In those circumstances, the tilt origin at a negative angle below
the horizontal is to be expected. Normally, the default zoom origin
will be zoomed out to the maximum extent and zoom state of the
camera will be expressed as a percentage between zero, ie maximum
zoom out and 100%, ie maximum zoom in.
[0066] The computer 20 preferably includes means to determine the
link delay between the camera 12 and the display 26. Once the delay
is determined, the pan, tilt and zoom speeds of the camera 12 are
selected so as to avoid any possible problem of disorientation of
the user due to overshoot of the camera as a consequence of camera
movement during the link delay. A similar system is provided for
zoomed in images as mentioned above.
[0067] FIG. 2a and 2b illustrates the camera control method
according to the second aspect of the invention and a camera
control apparatus according to the third aspect of the
invention.
[0068] FIG. 2a represents the image shown within window 26 by the
camera 12. For the sake of the illusion the image has been split
into 4 quadrants A, B, C and D. If the user is interested in a part
of the image moving towards the upper part and the right hand side
of the image as viewed in FIG. 2a, the user can select a
re-centering of the image by moving the pointer 28 on the screen to
the position that the user determines will be the best for the
centre of the image on the screen and indicating acceptance of the
re-centering, probably by pressing a button on the mouse 22. Once a
re-centering command has been issued by pressing the mouse button
22, the computer 20 determines the co-ordinates of the new centre
and transmits an instruction via the telephone transmitter 18 and
telephone receiver 16 to the camera 12. The camera 12 is then moved
by means of a motorised robotic control system until it attains the
new position demanded by the co-ordinates. The image that is then
displayed in the window 26 can be seen in FIG. 2b where the centre
of the image has moved towards the top and right of the image of
FIG. 2a.
[0069] FIGS. 3a and 3b illustrate the camera control method in
accordance with the second aspect of the invention and including
the zoom feature and the camera control apparatus in accordance
with the fourth aspect of the invention FIG. 3a is substantially
identical to FIG. 2a. This time, the user, instead of selecting a
re-centering of the picture by moving the pointer 28 on the screen
to a new centre point and indicating acceptance by pressing a
button on the mouse 22, has instead selected an area of the screen
of particular interest. That area has been selected by dragging a
rectangular area on the window 26 by using the mouse 22. The area
selected is indicated by means of a rectangle having broken lines
30. Once the area 30 is selected, the computer 20 determines the
centre of that area 30 and re-centres the image by sending the
camera 12 appropriate instructions to pan and tilt to the freshly
selected centre. In addition, the computer determines the level of
zoom required to display just the selected area 30 within the
window 26. It can be seen from FIG. 3b that the quadrant title "B"
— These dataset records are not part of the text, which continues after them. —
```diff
+extern "C" int cn_bn_act_fwd_f32(const float* x, long xbs, const float* gamma, const float* beta,
+                                 float* running_mean, float* running_var, const float* res, long rbs, float* y,
+                                 long ybs, float* mean, float* rstd, double* ws, int B, int C, int L, int training,
+                                 float momentum, float eps, int act, void* stream_) {
+  hipStream_t stream = (hipStream_t)stream_;
+  if (B <= 0 || C <= 0 || L <= 0) return CN_OK;
+  if (training) {
+    CnBnGroupArgs a = {};
+    a.x[0] = x; a.gamma[0] = gamma; a.beta[0] = beta; a.mean[0] = mean; a.rstd[0] = rstd;
+    a.running_mean[0] = running_mean; a.running_var[0] = running_mean != nullptr ? running_var : nullptr;
+    a.y[0] = y; a.res = res;
+    a.xbs = xbs; a.ybs = ybs; a.rbs = rbs;
+    a.G = 1; a.B = B; a.C = C; a.L = L; a.act = act; a.training = 1; a.sum_outputs = res != nullptr;
+    a.eps = eps; a.momentum = momentum;
+    a.vec4 = L % 4 == 0 && xbs % 4 == 0 && ybs % 4 == 0 && (res == nullptr || rbs % 4 == 0) &&
+             ((reinterpret_cast<uintptr_t>(x) | reinterpret_cast<uintptr_t>(y) | reinterpret_cast<uintptr_t>(res)) & 15) == 0;
+    const CnBnPlan p = bn_resident_plan(false, 1, false, B, C, L, a.vec4 != 0);
+    if (p.NV != 0 && bn_resident_launch<false>(p, a, stream)) return cn_check_launch();
+  }
+  if (training) {
+    const int splits = bn_splits_wide(C, L);
+    CN_LAUNCH(cn_bn_partial_kernel, dim3(C, splits), dim3(256), 0, stream, x, xbs, B, C, L, splits, ws,
+                       (int)(L % 4 == 0 && xbs % 4 == 0 && (reinterpret_cast<uintptr_t>(x) & 15) == 0));
+    CN_LAUNCH(cn_bn_apply_kernel, plane_grid(B, C, L), dim3(256), 0, stream, x, xbs, mean, rstd, gamma, beta,
+                       res, rbs, y, ybs, B, C, L, act, (const double*)ws, splits, (double)B * L, eps, momentum,
+                       running_mean, running_var);
+  } else {
+    CN_LAUNCH(cn_bn_eval_stats_kernel, dim3((C + 63) / 64), dim3(64), 0, stream, running_mean,
+                       running_var, C, eps, mean, rstd);
+    CN_LAUNCH(cn_bn_apply_kernel, plane_grid(B, C, L), dim3(256), 0, stream, x, xbs, mean, rstd, gamma, beta,
+                       res, rbs, y, ybs, B, C, L, act, (const double*)nullptr, 0, 1.0, eps, momentum,
+                       (float*)nullptr, (float*)nullptr);
+  }
+  return cn_check_launch();
+}
+
+extern "C" int cn_bn_act_bwd_f32(const float* x, long xbs, const float* dy, long dybs, const float* mean,
+                                 const float* rstd, const float* gamma, const float* beta, float* dx, long dxbs,
+                                 float* dgamma, float* dbeta, float* coef, double* ws, int B, int C, int L,
+                                 int training, int act, int accumulate_dx, int accumulate_params, void* stream_) {
+  hipStream_t stream = (hipStream_t)stream_;
+  if (B <= 0 || C <= 0 || L <= 0) return CN_OK;
+  {
+    CnBnGroupArgs a = {};
+    a.x[0] = x; a.dy[0] = dy; a.gamma[0] = gamma; a.beta[0] = beta;
+    a.mean[0] = const_cast<float*>(mean); a.rstd[0] = const_cast<float*>(rstd);
+    a.dx[0] = dx; a.dgamma[0] = dgamma; a.dbeta[0] = dbeta; a.accumulate_dx[0] = accumulate_dx;
+    a.xbs = xbs; a.dybs = dybs; a.dxbs = dxbs;
+    a.G = 1; a.B = B; a.C = C; a.L = L; a.act = act; a.training = training; a.accumulate_params = accumulate_params;
+    a.vec4 = L % 4 == 0 && xbs % 4 == 0 && dybs % 4 == 0 && (dx == nullptr || dxbs % 4 == 0) &&
+             ((reinterpret_cast<uintptr_t>(x) | reinterpret_cast<uintptr_t>(dy) | reinterpret_cast<uintptr_t>(dx)) & 15) == 0;
+    const CnBnPlan p = bn_resident_plan(true, 1, false, B, C, L, a.vec4 != 0);
+    if (p.NV != 0 && bn_resident_launch<true>(p, a, stream)) return cn_check_launch();
+  }
+  const int splits = bn_splits_wide(C, L);
+  CN_LAUNCH(cn_bn_bwd_partial_kernel, dim3(C, splits), dim3(256), 0, stream, x, xbs, dy, dybs, mean, rstd,
+                     gamma, beta, B, C, L, act, splits, ws,
+                     (int)(L % 4 == 0 && xbs % 4 == 0 && dybs % 4 == 0 &&
+                           ((reinterpret_cast<uintptr_t>(x) | reinterpret_cast<uintptr_t>(dy)) & 15) == 0));
+  (void)coef;
+  CN_LAUNCH(cn_bn_bwd_apply_kernel, dx != nullptr ? plane_grid(B, C, L) : dim3(1, C, 1), dim3(256), 0,
+                     stream, x, xbs, dy, dybs, mean, rstd, gamma, beta, (const double*)ws, splits, (double)B * L,
+                     training, dgamma, dbeta, accumulate_params, dx, dxbs, B, C, L, act, accumulate_dx);
+  return cn_check_launch();
+}
 
 __global__ __launch_bounds__(256) void cn_bn_group_partial_kernel(const CnBnGroupArgs a) {
   __shared__ double scratch[4];
@@ -661,6 +842,10 @@
            (reinterpret_cast<uintptr_t>(res) & 15) == 0;
   for (int g = 0; g < G; ++g)
     if ((reinterpret_cast<uintptr_t>(a.x[g]) | reinterpret_cast<uintptr_t>(a.y[g])) & 15) a.vec4 = 0;
+  if (training) {
+    const CnBnPlan p = bn_resident_plan(false, G, sum_outputs != 0, B, C, L, a.vec4 != 0);
+    if (p.NV != 0 && bn_resident_launch<false>(p, a, stream)) return cn_check_launch();
+  }
   if (training)
     CN_LAUNCH(cn_bn_group_partial_kernel, dim3(C, a.splits, G), dim3(256), 0, stream, a);
   CN_LAUNCH(cn_bn_group_apply_kernel, plane_grid(B, C, L), dim3(256), 0, stream, a);
@@ -692,8 +877,10 @@
     if ((reinterpret_cast<uintptr_t>(a.x[g]) | reinterpret_cast<uintptr_t>(a.dy[g]) |
          reinterpret_cast<uintptr_t>(a.dx[g])) & 15)
       a.vec4 = 0;
+  const CnBnPlan p = bn_resident_plan(true, G, false, B, C, L, a.vec4 != 0);
+  if (p.NV != 0 && bn_resident_launch<true>(p, a, stream)) return cn_check_launch();
+  const dim3 pg = plane_grid(B, C, L);
   CN_LAUNCH(cn_bn_group_bwd_partial_kernel, dim3(C, a.splits, G), dim3(256), 0, stream, a);
-  const dim3 pg = plane_grid(B, C, L);
   CN_LAUNCH(cn_bn_group_bwd_apply_kernel, dim3(pg.x * G, pg.y, pg.z), dim3(256), 0, stream, a, (int)pg.x);
   return cn_check_launch();
 }
```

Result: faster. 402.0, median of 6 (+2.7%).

is substantially enlarged.
[0070] The computer 20 includes means for calculating the optimum
zoom level given the relative aspect of ratios of the selected area
and the window in which the image is to displayed. Where the user
selects an area which requires the camera to zoom beyond the extent
of its maximum zoom, a warning may be provided to the user and the
camera will zoom in re-centred to the appropriate point to its
maximum extent. The user is not limited to selecting a strict
rectangular view. If the user selects an oddly shaped area or an
area whose aspect ratio is s that once zoomed in extra matter would
be presented in the image if an image according to the aspect ratio
of window 26 was to be displayed, image processing software may be
provided to edit out that extra matter so that the user is simply
presented with the area that he or she selected.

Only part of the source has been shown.